The real work in designing an AI-integrated task is not choosing which interaction mode to use. It is designing what context the step owns, what it inherits from the surrounding structure, and what it returns when it completes. Get the context projection right and the three modes become naturally available at different steps. Get it wrong and every step falls back to pair execution, with a tired human in the loop.

Consider a logistics dispatch step where a mission needs to be assigned to a barge. The context the AI needs includes the current fleet state, the mission's origin and destination constraints, the temporal window defined by lock schedules on the route, and the set of barges whose current positions and existing commitments make them candidates. The context the AI does not need includes the full history of every barge's maintenance records, the identities of the drivers, or the financial terms of the mission. The difference between useful context and noise is a structural question about the graph underneath the step, not a question about prompt engineering.

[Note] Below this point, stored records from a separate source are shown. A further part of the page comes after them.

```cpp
bool mdcv_shift_eligible(int dtype, int B, int H, int W, int Cin, int Nout, int KH, int KW, int stride, int pad, int dil, long long in_ldc) {
  if (dtype != MDCV_BF16 || KH != 3 || KW != 3 || stride != 1 || pad != dil || (dil != 1 && !(dil == 2 && TUNE().shift_dil2))) return false;
  if (dil == 2 && TUNE().shift_dil2 == 1 && !(Nout <= 64 && Cin >= 64)) return false;
  if ((Cin & 31) || ((Nout & 127) && !(Nout == 64 && TUNE().shift_n64) && !(Nout == 32 && TUNE().shift_n64 == 2))) return false;
  if (H < 8 || W < 8) return false;
  if (!shift_fits_1d(W, Nout) && !(TUNE().shift_2d && dil == 1)) return false;
  if ((long long)B * (H + dil) * (W + dil) + 1024 >= (1LL << 30) || shift_2d_positions(B, H, W) >= (1LL << 30)) return false;
  if ((long long)B * H * W * in_ldc * 2 >= (1LL << 31) || (long long)Nout * 9 * Cin * 2 >= (1LL << 31)) return false;
  return true;
}

bool mdcv_shift_s2_dgrad_eligible(int dtype, int B, int H, int W, int Cin, int Nout, long long in_ldc) {
  if (!TUNE().shift_s2 || dtype != MDCV_BF16 || (Cin & 31) || Cin < 32 || !(Nout == 32 || Nout == 64) || H < 1 || W < 1) return false;
  if ((long long)B * ((H + 7) / 8) * ((W + 30) / 31) * 256 >= (1LL << 30)) return false;
  if ((long long)B * H * W * in_ldc * 2 >= (1LL << 31) || (long long)Nout * 9 * Cin * 2 >= (1LL << 31)) return false;
  return true;
}

int mdcv_shift_s2_rows(int B, int H, int W) { return B * ((H + T2D_TH - 1) / T2D_TH) * ((W + T2D_WQ - 2) / (T2D_WQ - 1)); }

int mdcv_shift_stats_rows(int B, int H, int W, int dil, int Nout) {
  if (shift_is_2d(W, Nout, dil)) return (int)(shift_2d_positions(B, H, W) / 128);
  return (int)(((long long)B * (H + dil) * (W + dil) + 127) / 128);
}
int mdcv_shift_fwd_stats_rows(int B, int H, int W, int Nout, int dil) {
  if (shift_is_2d(W, Nout, dil)) return (int)(shift_2d_positions(B, H, W) / 128);
  const int Mq = B * (H + dil) * (W + dil);
  const int bn = Nout <= 64 ? Nout : BN;
  const int bm = shift_plan_bm(Mq, Nout <= 64 ? 1 : Nout / BN, false, 2 * dil * (W + dil + 1), bn, true);
  return (bm == 192 || bm == 384) ? (Mq + bm - 1) / bm : (Mq + 127) / 128;
}

int mdcv_shift_conv(int mode, const void* in, int in_ldc, const void* w, void* out, int out_ldc, const float* bias, const void* addsrc,
                    int add_ldc, float* stats, int B, int H, int W, int Cin, int Nout, const BnFuseArgs* fuse, hipStream_t st,
                    const EpiArgs* epi, int dil, const XAccArgs* xacc) {
  ShiftArgs a;
  a.xacc = XAccArgs{nullptr, 1};
  if (xacc) { if (mode != 0 || stats || epi || !xacc->acc || xacc->reps < 1 || (xacc->reps & (xacc->reps - 1))) return MDCV_EARG; a.xacc = *xacc; }
  if (fuse) a.fuse = *fuse; else a.fuse = BnFuseArgs{};
  if (epi) a.epi = *epi; else a.epi = EpiArgs{nullptr, 0, 0.f};
  a.in = in; a.w = w; a.out = out; a.bias = bias; a.addsrc = addsrc; a.stats = stats;
  a.in_ldc = in_ldc; a.out_ldc = out_ldc; a.add_ldc = add_ldc;
  a.B = B; a.H = H; a.W = W; a.Cin = Cin; a.Nout = Nout;
  a.dil = dil; a.Wq = W + dil; a.Sq = (H + dil) * (W + dil); a.Mq = B * a.Sq;
  a.t2d = 0; a.tiles_x = a.tiles_y = a.TH = 0;
  if (mode == 3) {
    a.t2d = 2; a.Wq = T2D_WQ; a.TH = T2D_TH;
    a.tiles_x = (W + T2D_WQ - 2) / (T2D_WQ - 1); a.tiles_y = (H + T2D_TH - 1) / T2D_TH;
    a.Mq = B * a.tiles_x * a.tiles_y * 256; a.Sq = a.tiles_x * a.tiles_y * 256;
// ... 41 lines not shown
```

If this context is projected by the system at the moment the step is created, from typed relationships in the operational graph, the AI can run in delegation mode for well-constrained missions and in pair-execution mode for the ambiguous ones. If the context has to be assembled by the AI through retrieval queries or prompt templates, only pair execution is available, and the team has to be present for every assignment. The mode is not a policy choice made at runtime. It is a property that emerges from how well the step is structurally specified.

The mode is not a policy choice made at runtime. It is a property of how well the step is structurally specified.

A practical test

For any step in your current process where AI is involved, two questions are worth asking. What does the AI need to see to do this step, and where does that context come from? What happens if a human is not available at the moment the step needs to execute?

If the answer to the first question is that the user types the relevant context into a prompt, the step is structurally locked into pair execution, regardless of what the tool promises. If the answer to the second question is that nothing happens and the process stalls, you are running the step in pair execution even if you wanted delegation. These are not failings of the team or of the model. They are design constraints produced by the architecture underneath the tool. When that architecture cannot project context structurally, the three interaction modes collapse into one, and the one that remains is the one that demands the most from human attention.

The next altitude

The three-mode framework is a diagnostic, not a taxonomy to argue about. When an AI deployment feels wrong, it usually feels wrong because the mode the team is running does not match the mode the work requires. Sometimes the work is genuinely pair-execution work and the tooling is fine. Often it is not, and the tooling is quietly limiting what is possible.

The architectural implication is that these modes become structurally available only when the process above the step is specified clearly enough for context to be projected rather than reconstructed. Interaction design at the task level depends on process design at the next level up. We take up that question in the next post in this series, where the three planning modes at the process level become the structural foundation that makes the three interaction modes at the task level possible.

For now, the question worth sitting with. In your current AI deployment, which of the three modes is each step actually running in, and which one did you want it to run in?